- _Input_:
○ ○ ○

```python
class HipBackend:
    name = 'hip'

    @staticmethod
    def group_norm_supported(C, G):
        return C % 4 == 0 and C % G == 0 and ((C // G) % 4 == 0 or 4 % (C // G) == 0) and C // 4 <= 256 and 256 % (C // 4) == 0 and G <= 256

    @staticmethod
    def _gn_levels(xs, ys=None, dys=None, dxs=None):
        n = len(xs)
        levels = (_lib.GnLevel * n)()
        for i, x in enumerate(xs):
            B, C, H, W = x.shape
            L = levels[i]
            L.x = ptr(x)
            L.y = ptr(ys[i]) if ys is not None else None
            L.dy = ptr(dys[i]) if dys is not None else None
            L.dx = ptr(dxs[i]) if dxs is not None else None
            L.B, L.HW = B, H * W
        return levels

    def group_norm_forward(self, xs, gamma, beta, groups, eps, relu, cat_px=False):
        lib = _lib.load()
        n, C = len(xs), xs[0].shape[1]
        if cat_px:
            B = xs[0].shape[0]
            assert all(x.shape[0] == B for x in xs)
            hw = [x.shape[2] * x.shape[3] for x in xs]
            flat = torch.empty((B, sum(hw), C), device=xs[0].device, dtype=torch.float32)
            ys, o = [], 0
            for k in hw:
                ys.append(flat[:, o:o + k])
                o += k
            levels = self._gn_levels(xs, ys=ys)
            for L in levels:
                L.y_batch_stride = flat.stride(0)
        else:
            ys = [torch.empty_like(x, memory_format=_CL) for x in xs]
            levels = self._gn_levels(xs, ys=ys)
        images = sum(x.shape[0] for x in xs)
        mean_rstd = torch.empty(images, groups, 2, device=xs[0].device, dtype=torch.float32)
        ws = torch.empty(lib.lsn_group_norm_workspace_bytes(n, levels, C, groups), device=xs[0].device,
                         dtype=torch.uint8)
        _lib.check(lib.lsn_group_norm_forward(n, levels, C, groups, ptr(gamma), ptr(beta), eps, 1 if relu else 0,
                                              ptr(mean_rstd), ptr(ws), stream()))
        if cat_px:
            return flat.unsqueeze(2).permute(0, 3, 1, 2), mean_rstd
        return ys, mean_rstd

    supports_grad_sinks = True

    def group_norm_backward(self, xs, dys, gamma, beta, groups, relu, mean_rstd, need_params, sinks=None):
        lib = _lib.load()
        n, C = len(xs), xs[0].shape[1]
        dxs = [torch.empty_like(x, memory_format=_CL) for x in xs]
# ... 73 lines not shown
                    img = weight_image(w, 2 if backward else 0, 1, cfg['pad'], cfg['dil'])
                    shape.workspace = img.data_ptr()
                    return img
                except NotImplementedError:
                    pass
            shape.weights_prepared = 0
        ws = torch.empty(2 * w.numel(), device=w.device, dtype=torch.float32)
        shape.workspace = ws.data_ptr()
        return ws

    def dcn_forward(self, inputs, offsets, masks, weight, bias, cfg, out_hw):
        lib = _lib.load()
        nhwc, xs, offs, msks, w = self._prep(inputs, offsets, masks, weight)
        n = len(xs)
        shape = self._shape(w, cfg)
        levels = self._dcn_levels(xs, offs, msks, w, cfg, out_hw)
        outs = []
        g = int(cfg.get('concat') or 0)
        Co = w.shape[0]
        wide = None
        if g > 1:
            assert n % g == 0 and all(out_hw[i] == out_hw[i - i % g] and xs[i].shape[0] == xs[i - i % g].shape[0] for i in range(n))
            if nhwc and (g * Co) % 4 == 0:
                wide = [torch.empty((xs[j].shape[0], g * Co) + tuple(out_hw[j]), device=xs[j].device, dtype=torch.float32,
                                    memory_format=_CL) for j in range(0, n, g)]
        for i in range(n):
            if wide is not None:
                out = wide[i // g].narrow(1, (i % g) * Co, Co)
            else:
                out = torch.empty((xs[i].shape[0], Co) + tuple(out_hw[i]), device=xs[i].device, dtype=torch.float32,
                                  memory_format=_CL if nhwc else torch.contiguous_format)
            outs.append(out)
            levels[i].output = ptr(out)
        b = None if bias is None else _f32(bias.contiguous(), 'bias')
        if _lib.split_math():
            ws = self._weight_workspace(shape, levels, w, weight, cfg, nhwc, False)
        if wide is not None:
            shape.out_pitch = g * Co
            if not lib.lsn_dcn_pitched_ok(ctypes.byref(shape), n, levels, 0):
                shape.out_pitch = 0
                wide = None
                outs = [torch.empty(tuple(o.shape), device=o.device, dtype=torch.float32, memory_format=_CL) for o in outs]
                for i in range(n):
                    levels[i].output = ptr(outs[i])
        _lib.check(lib.lsn_dcn_forward(ctypes.byref(shape), n, levels, ptr(w), ptr(b), 1 if nhwc else 0, stream()))
        if g > 1:
            return wide if wide is not None else [torch.cat(outs[j:j + g], dim=1) for j in range(0, n, g)]
        return outs

    @staticmethod
    def dcn_sinks_ok(inputs, weight):
        return all(_is_nhwc(x) for x in inputs) and weight.is_contiguous(memory_format=_CL)

    def dcn_backward(self, inputs, offsets, masks, weight, grad_outs, cfg, need, sinks=None):
        nhwc, xs, offs, msks, w = self._prep(inputs, offsets, masks, weight)
        n = len(xs)
        pitches = {_pixel_pitch(g) for g in grad_outs} if nhwc else {None}
        if len(pitches) == 1 and None not in pitches and pitches != {w.shape[0]}:
            gos = list(grad_outs)
        else:
            gos = [(g.contiguous(memory_format=_CL) if nhwc else g.contiguous()) for g in grad_outs]
        gxs, goffs, gmsks = [], [], []
        shared = {}
        bufs = []
        for i in range(n):
            gx = gx_ret = None
            if need['input'][i]:
                key = (xs[i].data_ptr(), tuple(xs[i].shape)) if nhwc else i
                if key in shared:
                    gx = shared[key]
                else:
                    gx = gx_ret = shared[key] = torch.empty_like(xs[i])
            want_om = need['offset'][i] or (msks[i] is not None and need['mask'][i])
            goffs.append(torch.empty_like(offs[i]) if want_om else None)
            gmsks.append(torch.empty_like(msks[i]) if (want_om and msks[i] is not None) else None)
            gxs.append(gx_ret)
            bufs.append(gx)
        if sinks is not None:
            assert nhwc and w is weight, 'dcn_backward: sinks for a call that dcn_sinks_ok declines'
            gw, gb = sinks
            acc = 1
        else:
            gw = torch.empty_like(w) if (need['weight'] or need['bias']) else None
            gb = torch.empty(w.shape[0], device=w.device, dtype=torch.float32) if need['bias'] else None
            acc = 0
        self._dcn_backward_call(xs, offs, msks, w, gos, bufs, goffs, gmsks, gw, gb, acc, cfg, nhwc, weight)
        return gxs, goffs, gmsks, gw, gb

    def _dcn_backward_call(self, xs, offs, msks, w, gos, gx_bufs, goffs, gmsks, gw, gb, accumulate, cfg, nhwc, weight=None):
        lib = _lib.load()
        n = len(xs)
        shape = self._shape(w, cfg)
        levels = self._dcn_levels(xs, offs, msks, w, cfg, [g.shape[2:] for g in gos])
        for L, go, gx, goff, gmsk in zip(levels, gos, gx_bufs, goffs, gmsks):
            L.grad_output, L.grad_input, L.grad_offset, L.grad_mask = ptr(go), ptr(gx), ptr(goff), ptr(gmsk)
            if cfg.get('fused_om') and goff is not None:
                L.grad_mask = self._mask_view_ptr(goff, cfg, w.shape[2] * w.shape[3])
        nbytes = int(lib.lsn_dcn_backward_workspace_bytes(ctypes.byref(shape), n, levels))
        if nbytes > 0:
            gws = torch.empty(nbytes, device=w.device, dtype=torch.uint8)
            shape.gather_workspace, shape.gather_workspace_bytes = gws.data_ptr(), nbytes
        if cfg['groups'] == 1 and _lib.split_math():
            ws = self._weight_workspace(shape, levels, w, weight, cfg, nhwc, True)
        shape.accumulate_param_grads = 1 if accumulate else 0
        pitch = _pixel_pitch(gos[0]) if nhwc else None
        if pitch is not None and pitch != w.shape[0]:
            shape.out_pitch = pitch
            if not lib.lsn_dcn_pitched_ok(ctypes.byref(shape), n, levels, 1):
                shape.out_pitch = 0
                gos = [g.contiguous(memory_format=_CL) for g in gos]
                for i in range(n):
                    levels[i].grad_output = ptr(gos[i])
        _lib.check(lib.lsn_dcn_backward(ctypes.byref(shape), n, levels, ptr(w), ptr(gw), ptr(gb),
                                        1 if nhwc else 0, stream()))

    @staticmethod
    def _focal_rows(logits, targets, weight=None, d_losses=None):
        if logits.dim() != 2:
            raise ValueError(f'focal loss: logits must be (N, C), got {tuple(logits.shape)}')
        N, C = logits.shape
        if targets.dtype != torch.int64:
            raise TypeError('targets must be int64')
        if targets.numel() != N or targets.device != logits.device:
            raise ValueError(f'focal loss: {targets.numel()} targets on {targets.device} for {N} rows of logits on {logits.device}')
        if weight is not None and (weight.numel() != N or weight.device != logits.device):
            raise ValueError(f'focal loss: {weight.numel()} weights on {weight.device} for {N} rows of logits on {logits.device}')
        if d_losses is not None and (d_losses.shape != logits.shape or d_losses.device != logits.device):
            raise ValueError(f'focal loss: upstream gradient {tuple(d_losses.shape)} for logits {tuple(logits.shape)}')
        return N, C

    def focal_forward(self, logits, targets, gamma, alpha):
        lib = _lib.load()
        logits = _f32(logits, 'logits').contiguous()
        targets = targets.contiguous()
        if targets.dtype != torch.int64:
            raise TypeError('targets must be int64')
        out = torch.empty_like(logits)
        N, C = self._focal_rows(logits, targets)
        _lib.check(lib.lsn_sigmoid_focal_loss_forward(ptr(logits), ptr(targets), ptr(out), N, C, gamma, alpha,
                                                      stream()))
        return out

    def focal_backward(self, logits, targets, d_losses, gamma, alpha):
        lib = _lib.load()
        logits = logits.contiguous()
        d_losses = d_losses.contiguous()
        out = torch.empty_like(logits)
        N, C = self._focal_rows(logits, targets, d_losses=d_losses)
        _lib.check(lib.lsn_sigmoid_focal_loss_backward(ptr(logits), ptr(targets.contiguous()), ptr(d_losses),
                                                       ptr(out), N, C, gamma, alpha, stream()))
        return out

    def focal_sum(self, logits, targets, weight, gamma, alpha):
        lib = _lib.load()
        logits = _f32(logits, 'logits').contiguous()
        out = torch.empty((), device=logits.device, dtype=torch.float32)
        N, C = self._focal_rows(logits, targets, weight)
        w = None if weight is None else _f32(weight, 'weight').contiguous()
        _lib.check(lib.lsn_sigmoid_focal_loss_sum(ptr(logits), ptr(targets.contiguous()), ptr(w), ptr(out), N,
                                                  C, gamma, alpha, stream()))
        return out

    def focal_backward_weighted(self, logits, targets, weight, scale, gamma, alpha):
        lib = _lib.load()
        logits = logits.contiguous()
        out = torch.empty_like(logits)
        N, C = self._focal_rows(logits, targets, weight)
# ... 649 lines not shown
```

○ ○ ○

- _How to complete this task_: Search the entries for "shared" and show every line that has it.

- _Completed exercise_:
        shared = {}
                if key in shared:
                    gx = shared[key]
                    gx = gx_ret = shared[key] = torch.empty_like(xs[i])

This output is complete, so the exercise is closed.